Queste zone, tra le più belle d'Italia, farebbero alle multinazionali dell'energia perché sarebbero tutte “ricche di gas e petrolio da estrarre”.
Ma chi trarrebbe ricchezza da tutta questa attività estrattiva? Davvero il nostro Paese potrebbe risollevarsi dalla crisi grazie ad una intensa attività estrattiva, come diceva il professore?
Di certo in Basilicata non è stato così!
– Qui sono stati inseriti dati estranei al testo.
template <int RPL, bool FROM_MEMORY = false, class DESC = const ObcaLaunch, class SHAPE = ShapeAny>
__device__ __forceinline__ void obca_ipm_body(DESC& Ain, const int inst, const bool first) {
    extern __shared__ __attribute__((aligned(16))) double smem[];
    const int lane = threadIdx.x;
    ObcaHead A;
    {
        constexpr bool U = FROM_MEMORY;
        A.B = uni<U>(Ain.B); A.N = uni<U>(Ain.N); A.nO = uni<U>(Ain.nO); A.M = uni<U>(Ain.M); A.n_max = uni<U>(Ain.n_max);
        A.R_max = uni<U>(Ain.R_max); A.inst_off = uni<U>(Ain.inst_off); A.two_sided = uni<U>(Ain.two_sided); A.soc_lds = uni<U>(Ain.soc_lds);
        A.variant = uni<U>(Ain.variant); A.x0 = uni<U>(Ain.x0); A.u0 = uni<U>(Ain.u0); A.xref = uni<U>(Ain.xref); A.A = uni<U>(Ain.A);
// ... 40 lines not shown
    const bool dodge2 = start_s >= Ain.prm.opt.nstarts + 2;
    const bool from_window = kind == OBCA_KIND_WINDOW;

    Lay L;
    L.N = A.N; L.nO = A.nO; L.M = A.M;
    L.variant = A.variant[inst];
    L.free_T = (L.variant == 4) ? 1 : 0;
    L.NS = 5 + L.M + 4 * L.nO;
    L.n = (L.N + 1) * (3 + L.M + 4 * L.nO) + 2 * L.N + L.free_T;
    L.npair = (L.N + 1) * L.nO;
    L.r_init = 0; L.r_dyn = 3; L.r_term = 3 + 3 * L.N;
    L.r_xb = L.r_term + (L.variant == 4 ? 3 : 0);
    L.r_ub = L.r_xb + 2 * (L.N + 1);
    L.r_acc = L.r_ub + 2 * L.N;
    L.r_T = L.r_acc + 2 * L.N;
    L.r_tx = L.r_T + (L.free_T ? 2 : 0);
    L.r_norm = L.r_tx + (L.variant == 6 ? 2 : 0);
    L.r_dist = L.r_norm + L.npair;
    L.r_lam = L.r_dist + L.npair;
    L.r_mu = L.r_lam + (L.N + 1) * L.M;
    L.R = L.r_mu + (L.N + 1) * 4 * L.nO;

    constexpr bool GM = (RPL == 0);
    Sh S;
    Rows<RPL> W;
    {
        double* p = smem;
        double* q = nullptr;
        if constexpr (GM) q = A.gm_ws + (size_t)blockIdx.x * (size_t)A.gm_stride;
        auto take = [&](int cnt) { double* r = p; p += (cnt + 1) & ~1; return r; };
        auto takeG = [&](int cnt) { if constexpr (!GM) { double* r = p; p += (cnt + 1) & ~1; return r; } else { double* r = q; q += (cnt + 1) & ~1; return r; } };
        const int nmax = A.n_max, Rmax = A.R_max, np = L.npair, N1 = L.N + 1;
        S.x = takeG(nmax); S.dx = takeG(nmax > 120 ? nmax : 120); S.gf = take(5 * N1 + 1); S.bx = takeG(nmax);
        S.y = takeG(Rmax); S.Einv = takeG(Rmax); S.gh = takeG(Rmax); S.Lb = takeG(Rmax); S.Ub = takeG(Rmax); S.dy = take(3 * N1 + 3);
        S.ct = take(N1); S.st = take(N1); S.cc = takeG(2 * np); S.ctt = take(N1); S.stt = take(N1); S.cct = takeG(2 * np);
        S.nu = takeG(2 * np); S.dnu = takeG(2 * np); S.crot = takeG(2 * np);
        S.Aobs = takeG(N1 * L.M * 2); S.bobs = takeG(N1 * L.M); S.xref = take(3 * N1);
        S.Lall = take(36 * N1); S.lall = take(8 * N1);
        {
            const int nx = (nmax + 1) & ~1, nr = (Rmax + 1) & ~1, ny = MW * 4 * np;
            S.Y = takeG(ny > nx + nr ? ny : nx + nr);
            S.xt = S.Y; S.tmp = S.Y + nx;
        }
        if constexpr (!GM) {
            S.Pk = take(36 * N1 > 12 * np ? 36 * N1 : 12 * np);
            S.Sloc = S.Pk;
// ... 119 lines not shown
        gm = fmax(red_max(gm), O.rho);
        sf = (gm > OBCA_MAX_GRADIENT) ? OBCA_MAX_GRADIENT / gm : 1.0;
        rho = O.rho * sf;
    }
    SYNC();
    f0 = eval_objective<true>(L, S, in, S.x, sf, lane);
    PUT(IV_F, f0);
    double mu = (from_window || (kind >= OBCA_KIND_DODGE_R && !dodge2)) ? OBCA_RESTART_MU : (warm ? A.warm_mu : (dodge2 ? OBCA_DODGE_LEVEL2_MU : OBCA_MU_INIT));
    {
        int bb = 0;
        for (int r = lane; r < L.R; r += NT) {
            double lo, up;
            row_bounds(L, in, r, lo, up);
            S.Lb[r] = lo; S.Ub[r] = up;
            S.tmp[r] = row_value(L, S, in, S.x, S.ct, S.st, S.cc, r);
        }
#pragma unroll
        for (int j = 0; j < W.slots(); ++j) {
            const int r = lane + NT * j;
            W.s(j) = 0.0; W.p(j) = 1.0; W.n(j) = 1.0;
            W.zL(j) = 0.0; W.zU(j) = 0.0; W.zp(j) = 1.0; W.zn(j) = 1.0; W.g(j) = 0.0; W.dy(j) = 0.0;
            W.iDs(j) = 0.0; W.iDp(j) = 1.0; W.iDn(j) = 1.0; W.rs(j) = 0.0; W.rp(j) = 0.0; W.rn(j) = 0.0;
            if (r < L.R) {
                const double lo = S.Lb[r], up = S.Ub[r];
                const bool eq = row_iseq(L, r);
                const double g = S.tmp[r];
                double s = g;
                const bool hasL = lo > -INFINITY, hasU = up < INFINITY;
                if (eq) s = 0.0;
                else if (hasL && hasU) {
                    if (!(lo < up)) bb = 1;
                    const double pL = fmin(OBCA_BOUND_PUSH * fmax(1.0, fabs(lo)), OBCA_BOUND_FRAC * (up - lo));
                    const double pU = fmin(OBCA_BOUND_PUSH * fmax(1.0, fabs(up)), OBCA_BOUND_FRAC * (up - lo));
                    s = fmin(fmax(s, lo + pL), up - pU);
                } else if (hasL) s = fmax(s, lo + OBCA_BOUND_PUSH * fmax(1.0, fabs(lo)));
                else if (hasU) s = fmin(s, up - OBCA_BOUND_PUSH * fmax(1.0, fabs(up)));
                const double rr = g - s;
                const double a = (mu - rho * rr) / (2.0 * rho);
                const double en = a + sqrt(a * a + mu * rr / (2.0 * rho));
                const double ep = rr + en;
                W.g(j) = g; W.s(j) = s; W.p(j) = ep; W.n(j) = en;
                W.zp(j) = mu / ep; W.zn(j) = mu / en;
                W.zL(j) = (!eq && hasL) ? 1.0 : 0.0;
                W.zU(j) = (!eq && hasU) ? 1.0 : 0.0;
                S.y[r] = rho - mu / ep;
            }
        }
        bad_bounds = red_or(bb) != 0;
        for (int pr = lane; pr < L.npair; pr += NT) {
            double e1, e2;
            rot_value(L, S.x, S.ct, S.st, S.cc, pr, e1, e2);
            S.crot[2 * pr] = e1; S.crot[2 * pr + 1] = e2;
        }
        SYNC();
    }

    double cnt_nz = 0.0, cnt_rows = 0.0;
#pragma unroll
    for (int j = 0; j < W.slots(); ++j) {
        const int r = lane + NT * j;
        if (r < L.R) {
            const double w = row_w(L, r);
            const bool eq = row_iseq(L, r);
            cnt_nz += w * (((!eq && S.Lb[r] > -INFINITY) ? 1.0 : 0.0) + ((!eq && S.Ub[r] < INFINITY) ? 1.0 : 0.0) + 2.0);
            cnt_rows += w;
        }
    }
    cnt_nz = red_sum(cnt_nz);
    cnt_rows = red_sum(cnt_rows) + 2.0 * L.npair;
    PUT(IV_CNTNZ, cnt_nz); PUT(IV_CNTROWS, cnt_rows);

    bool f_valid = false;
    double f_th = 0.0, f_phi = 0.0;
    PUT(IV_TAU, fmax(OBCA_TAU_MIN, 1.0 - mu));
    PUT(IV_DWLAST, 0.0); PUT(IV_EMAX, 0.0); PUT(IV_PHIK, NAN);
    int acc_count = 0;
    bool have_prev = false;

E i numeri parlano chiaro.
Nonostante il petrolio, la Basilicata è la regione più povera d'Italia: dati Istat 2010. Ed ha una percentuale di morti per tumore più alta della media nazionale: dati dell'Associazione Italiana Registro Tumori!
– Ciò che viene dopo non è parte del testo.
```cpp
size_t fnssl_lstm_packed_floats_bf16w(int c0, int c2, int hidden);
int fnssl_lstm_pack_bf16w(const float* w_ih, const float* w_hh, const float* b_ih, const float* b_hh,
                          int c0, int c2, int hidden, float* packed);

size_t fnssl_lstm_packed_floats_bf16(int c0, int c2, int hidden);
int fnssl_lstm_pack_bf16(const float* w_ih, const float* w_hh, const float* b_ih, const float* b_hh,
                         int c0, int c2, int hidden, float* packed);

size_t fnssl_lstm_packed_floats(int c0, int c2, int hidden);

int fnssl_lstm_pack(const float* w_ih, const float* w_hh, const float* b_ih, const float* b_hh,
                    int c0, int c2, int hidden, float* packed);
// ... 340 lines not shown
```

Baseline: 17360 frames/s.

## Cut f32c LSTM register pressure: shared residual layout, late cell/skip loads, pointer groups

Result: no change. 17460 frames/s, median of 6 (+0.6%).

```diff
diff --git a/fn-ssl_amd/csrc/lstm_f32c.h b/fn-ssl_amd/csrc/lstm_f32c.h
--- a/fn-ssl_amd/csrc/lstm_f32c.h
+++ b/fn-ssl_amd/csrc/lstm_f32c.h
@@ -17,7 +17,7 @@
   int prio_mode;
 };
 
-template <int HH, int NV0, int NS0, int MODE, bool ABLRT = false, int DRIFT = 2, int NW_ = kF32cWaves, int GS = 1>
+template <int HH, int NV0, int NS0, int MODE, bool ABLRT = false, int DRIFT = 2, int NW_ = kF32cWaves, int GS = 1, bool SHR = false>
 __global__ void __launch_bounds__(NW_ * 64) lstm_f32c_kernel(const LstmParams p, const F32ClusterParams cp) {
   constexpr int H = HH, NS = H / 16, NW = NW_;
   constexpr int NWS = NW / GS;
@@ -32,6 +32,8 @@
   static_assert(H == 128 || NW_ <= 8 || STRH, "H = 256 with the row of h_{t-1} held: at most two waves per SIMD (register budget)");
   static_assert(!STRH || (NV0 >= XD && (NV0 + NS) % XD == 0), "streamed row: the ring depth divides the block count");
   static_assert(GS == 1 || (!SAVE && !ABLRT), "gate split: inference kernels only");
+  constexpr bool LATE = !STRH && NV0 > 0;
+  static_assert(!SHR || (SUM && NV0 > 0), "shared-layout residual: a fused residual beside 16-channel input blocks");
   extern __shared__ __attribute__((aligned(16))) char smem[];
   const int ABL = ABLRT ? p.ablate : 0;
 
@@ -63,11 +65,20 @@
   unsigned* const xcnt = reinterpret_cast<unsigned*>(xch + NWS * 2 * 4 * 1024);
   if (GS > 1 && threadIdx.x < NWS) xcnt[threadIdx.x] = 0;
   __syncthreads();
+  unsigned seg1 = 1u << 16, seg2 = 2u << 16;
+  asm("" : "+v"(seg1));
+  asm("" : "+v"(seg2));
   const char* const lds_rd = smem + lane * 16;
-  auto rec = [&](int q, int j) { return *reinterpret_cast<const v4f*>(lds_rd + (q * 4 + j) * 1024); };
-  auto rec1 = [&](int q, int j) { return *reinterpret_cast<const float*>(lds_rd + (q * 4 + j) * 1024 + 4 * gate); };
-
-  const unsigned st0 = (unsigned)(p.src0.st * 4), sto = (unsigned)(p.out_st * 4), stk = SUM ? (unsigned)(p.skip.st * 4) : 0u;
+  const char* const lds_seg[3] = {lds_rd, lds_rd + seg1, lds_rd + seg2};
+  auto rec_at = [&](int off) { return lds_seg[off >> 16] + (off & 0xffff); };
+  auto rec = [&](int q, int j) { return *reinterpret_cast<const v4f*>(rec_at((q * 4 + j) * 1024)); };
+  auto rec1 = [&](int q, int j) { return *reinterpret_cast<const float*>(rec_at((q * 4 + j) * 1024) + 4 * gate); };
+
+  const unsigned st0 = (unsigned)(p.src0.st * 4), sto = (unsigned)(p.out_st * 4);
+  const unsigned stk = SHR ? st0 : SUM ? (unsigned)(p.skip.st * 4) : 0u;
+  const long long dsk = SHR ? reinterpret_cast<const char*>(p.skip.p) - reinterpret_cast<const char*>(p.src0.p) : 0ll;
+  const long long dsum = SHR ? reinterpret_cast<const char*>(p.out_sum) - reinterpret_cast<const char*>(p.out) : 0ll;
+  const unsigned cok = SHR ? (unsigned)(dir * H * 4) : 0u;
   const unsigned st2 = CAT ? (unsigned)(p.src2.st * 4) : 0u;
   const unsigned cy = (unsigned)p.carry;
   unsigned* const tag_cl = cp.tags + (size_t)cl * cp.groups_per_cluster * NS;
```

Ma vi è di più: il tasso di disoccupazione è costantemente in crescita, secondo i dati Cgil: “Nella sola Val d'Agri (dove è più intensa l'attività dei petrolieri) ci sono 8 mila persone tra disoccupati e inoccupati”. Senza contare che la nostra regione ha oltre 400 siti contaminati dalle attività estrattive: dati della Commissione Bicamerale sul Ciclo dei rifiuti.
Come se non bastasse, chi denuncia va in galera!
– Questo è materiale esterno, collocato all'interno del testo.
static hipError_t launch_two_level(int form, int launch, const po::DevBatch *in, const po::DevParams *P, hipStream_t st) {
    using namespace po;
    Resolved r;
    const hipError_t e = resolve(form, in, &r);
    if (!r.lds || !r.s.two) return hipErrorInvalidValue;
    if (launch == kLaunchPolish && !has_polish_kernel(r.s)) return hipSuccess;
    if (e != hipSuccess) return e;
    const int kind = (launch == kLaunchNewton && r.fixed) ? (in->nw_phase == 2 ? kObjFixNewton2 : kObjFixNewton1) : (launch == kLaunchPolish ? kObjGen : kObjNewton);
    return call(form, kind, launch, r, in, P, st);
}
extern "C" hipError_t po_launch_newton(int form, const po::DevBatch *in, const po::DevParams *P, hipStream_t st) { return launch_two_level(form, po::kLaunchNewton, in, P, st); }
extern "C" hipError_t po_launch_newton_fallback(int form, const po::DevBatch *in, const po::DevParams *P, hipStream_t st) { return launch_two_level(form, po::kLaunchFallback, in, P, st); }
extern "C" hipError_t po_launch_polish(int form, const po::DevBatch *in, const po::DevParams *P, hipStream_t st) { return launch_two_level(form, po::kLaunchPolish, in, P, st); }
namespace po {
constexpr int kNwSortThreads = 256;
__global__ __launch_bounds__(kNwSortThreads) void nw_sort_kernel(const int *keys, int B, int *list) {
    __shared__ int cnt[kNwKeys][kNwSortThreads + 1];
    __shared__ int rowbase[kNwKeys];
    const int t = threadIdx.x, per = (B + kNwSortThreads - 1) / kNwSortThreads, lo = t * per, hi = min(B, lo + per);
    constexpr int kCache = 16;
    int kc[kCache];
#pragma unroll
    for (int i = 0; i < kCache; ++i) kc[i] = (lo + i < hi) ? keys[lo + i] : -1;
#pragma unroll
    for (int k = 0; k < kNwKeys; ++k) cnt[k][t] = 0;
#pragma unroll
    for (int i = 0; i < kCache; ++i)
        if (kc[i] >= 0) cnt[kc[i] < kNwKeys ? kc[i] : kNwKeys - 1][t] += 1;
    for (int b = lo + kCache; b < hi; ++b) {
        const int k = keys[b];
        if (k >= 0) cnt[k < kNwKeys ? k : kNwKeys - 1][t] += 1;
    }
    __syncthreads();
    {
        constexpr int kPerLane = kNwSortThreads / 64, kWaves = kNwSortThreads / 64;
        const int lane = t & 63, wv = t >> 6;
        for (int k = wv; k < kNwKeys; k += kWaves) {
            int v[kPerLane], sum = 0;
#pragma unroll
            for (int i = 0; i < kPerLane; ++i) { v[i] = cnt[k][lane * kPerLane + i]; sum += v[i]; }
            int incl = sum;
#pragma unroll
            for (int d = 1; d < 64; d <<= 1) { const int o = __shfl_up(incl, d, 64); if (lane >= d) incl += o; }
            int run = incl - sum;
#pragma unroll
            for (int i = 0; i < kPerLane; ++i) { cnt[k][lane * kPerLane + i] = run; run += v[i]; }
            if (lane == 63) cnt[k][kNwSortThreads] = incl;
        }
    }
    __syncthreads();
    if (t < kNwKeys) {
        int run = 0;
        for (int j = kNwKeys - 1; j > t; --j) run += cnt[j][kNwSortThreads];
        rowbase[t] = run;
        if (t == 0) list[0] = run + cnt[0][kNwSortThreads];
    }
    __syncthreads();
    auto place = [&](int b, int k) {
        const int kk = k < kNwKeys ? k : kNwKeys - 1;
        const int pos = rowbase[kk] + cnt[kk][t];
        cnt[kk][t] += 1;
        list[1 + pos] = b;
    };
#pragma unroll
    for (int i = 0; i < kCache; ++i)
        if (kc[i] >= 0) place(lo + i, kc[i]);
    for (int b = lo + kCache; b < hi; ++b) {
        const int k = keys[b];
        if (k >= 0) place(b, k);
    }
}

}
extern "C" hipError_t po_launch_nw_sort(const int *keys, int B, int *list, hipStream_t st) {
    hipLaunchKernelGGL(po::nw_sort_kernel, dim3(1), dim3(po::kNwSortThreads), 0, st, keys, B, list);
    return hipGetLastError();
}
namespace po {
namespace {
template <int F, bool TWO, int SPL, int NT, int NWX> struct RowSizes { static constexpr int state = 0, park = 0; };
template <int F, int SPL, int NT, int NWX> struct RowSizes<F, true, SPL, NT, NWX> {
    static constexpr int state = Fast<F, SPL, NT, true, NWX>::kStateDoubles * NT, park = Fast<F, SPL, NT, true, NWX>::kParkDoubles * NT + kNwParkScalars;
};
int row_doubles(int form, int N, int C, int keep, bool park) {
    Shape s;
    if (!resolve_shape(form, N, form == F_K ? 0 : C, keep, &s)) return 0;
#define PO_X(F_, TWO_, SPL_, NT_, NWX_, G_) if (form == F_ && is_shape(s, TWO_, SPL_, NT_, NWX_)) return park ? RowSizes<F_, TWO_, SPL_, NT_, NWX_>::park : RowSizes<F_, TWO_, SPL_, NT_, NWX_>::state;
    PO_SHAPE_ROWS(PO_X)
#undef PO_X
    return 0;
}
}
}
extern "C" int po_polish_state_doubles(int form, int N, int C, int keep) { return po::row_doubles(form, N, C, keep, false); }
extern "C" int po_newton_park_doubles(int form, int N, int C, int keep) { return po::row_doubles(form, N, C, keep, true); }
extern "C" int po_has_fixed_length(int form, int N, int C, int keep) {
    po::Shape s;
    if (!po::resolve_shape(form, N, C, keep, &s) || !po::is_fixed_shape(form, N, C, keep, s) || po::lds_of(form, N, C, s) > 160 * 1024) return 0;
#define PO_X(N_) if (N == N_) return 1;
    PO_FIXED_LIST(PO_X)
#undef PO_X
    return 0;
}
extern "C" int po_shape_threads(int form, int N, int C, int keep) {
    po::Shape s;
    return po::resolve_shape(form, N, form == po::F_K ? 0 : C, keep, &s) ? s.nt : 0;
}
extern "C" int po_has_polish_kernel(int form, int N, int C, int keep) {
    po::Shape s;
    return po::resolve_shape(form, N, form == po::F_K ? 0 : C, keep, &s) && po::has_polish_kernel(s);
}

Giuseppe Di Bello, tenente della Polizia Provinciale di Potenza che aveva segnalato una massiccia presenza di idrocarburi nelle acque del lago del Pertusillo, a due passi dal Centro Oli Eni a Viggiano, è stato sospeso dal servizio, dalla paga e dai pubblici uffici per due mesi, sottoposto a un processo e spostato a guardare le statue in un museo. Stesso dicasi per il giornalista e coordinatore dei Radicali lucani Maurizio Bolognetti. E intanto, nel lago del Pertusillo i pesci continuano a morire e l’acqua di molti invasi e falde risulta contaminata da liquami di scarto ed idrocarburi. Nella sola Val d'Agri ci sono 39 pozzi, alcuni a pochi metri da una scuola materna, uno addirittura che sovrasta un municipio. “Sono stati trovati 6458 microgrammi/litro di idrocarburi in tre punti in cui il lago che porta acqua potabile nei rubinetti di Puglia e Basilicata è stato analizzato” denuncia Albina Colella, geologa e sedimentologa dell'Università degli Studi della Basilicata. “Su undici campioni di sedimenti, ben sette avevano presenza di idrocarburi superiori al limite di riferimento”. Ma non basta: uno studio dell’Università della Basilicata (Dipartimento di Chimica) ha rilevato tracce di idrocarburi in diversi campioni di miele prodotto a Corleto Perticara e in Val d’Agri dove l’attività di estrazione del petrolio da parte di Eni procede senza sosta, dopo che l’anno scorso il centro olio di Viggiano ha ottenuto tutte le autorizzazioni per la messa in funzione della quarta linea.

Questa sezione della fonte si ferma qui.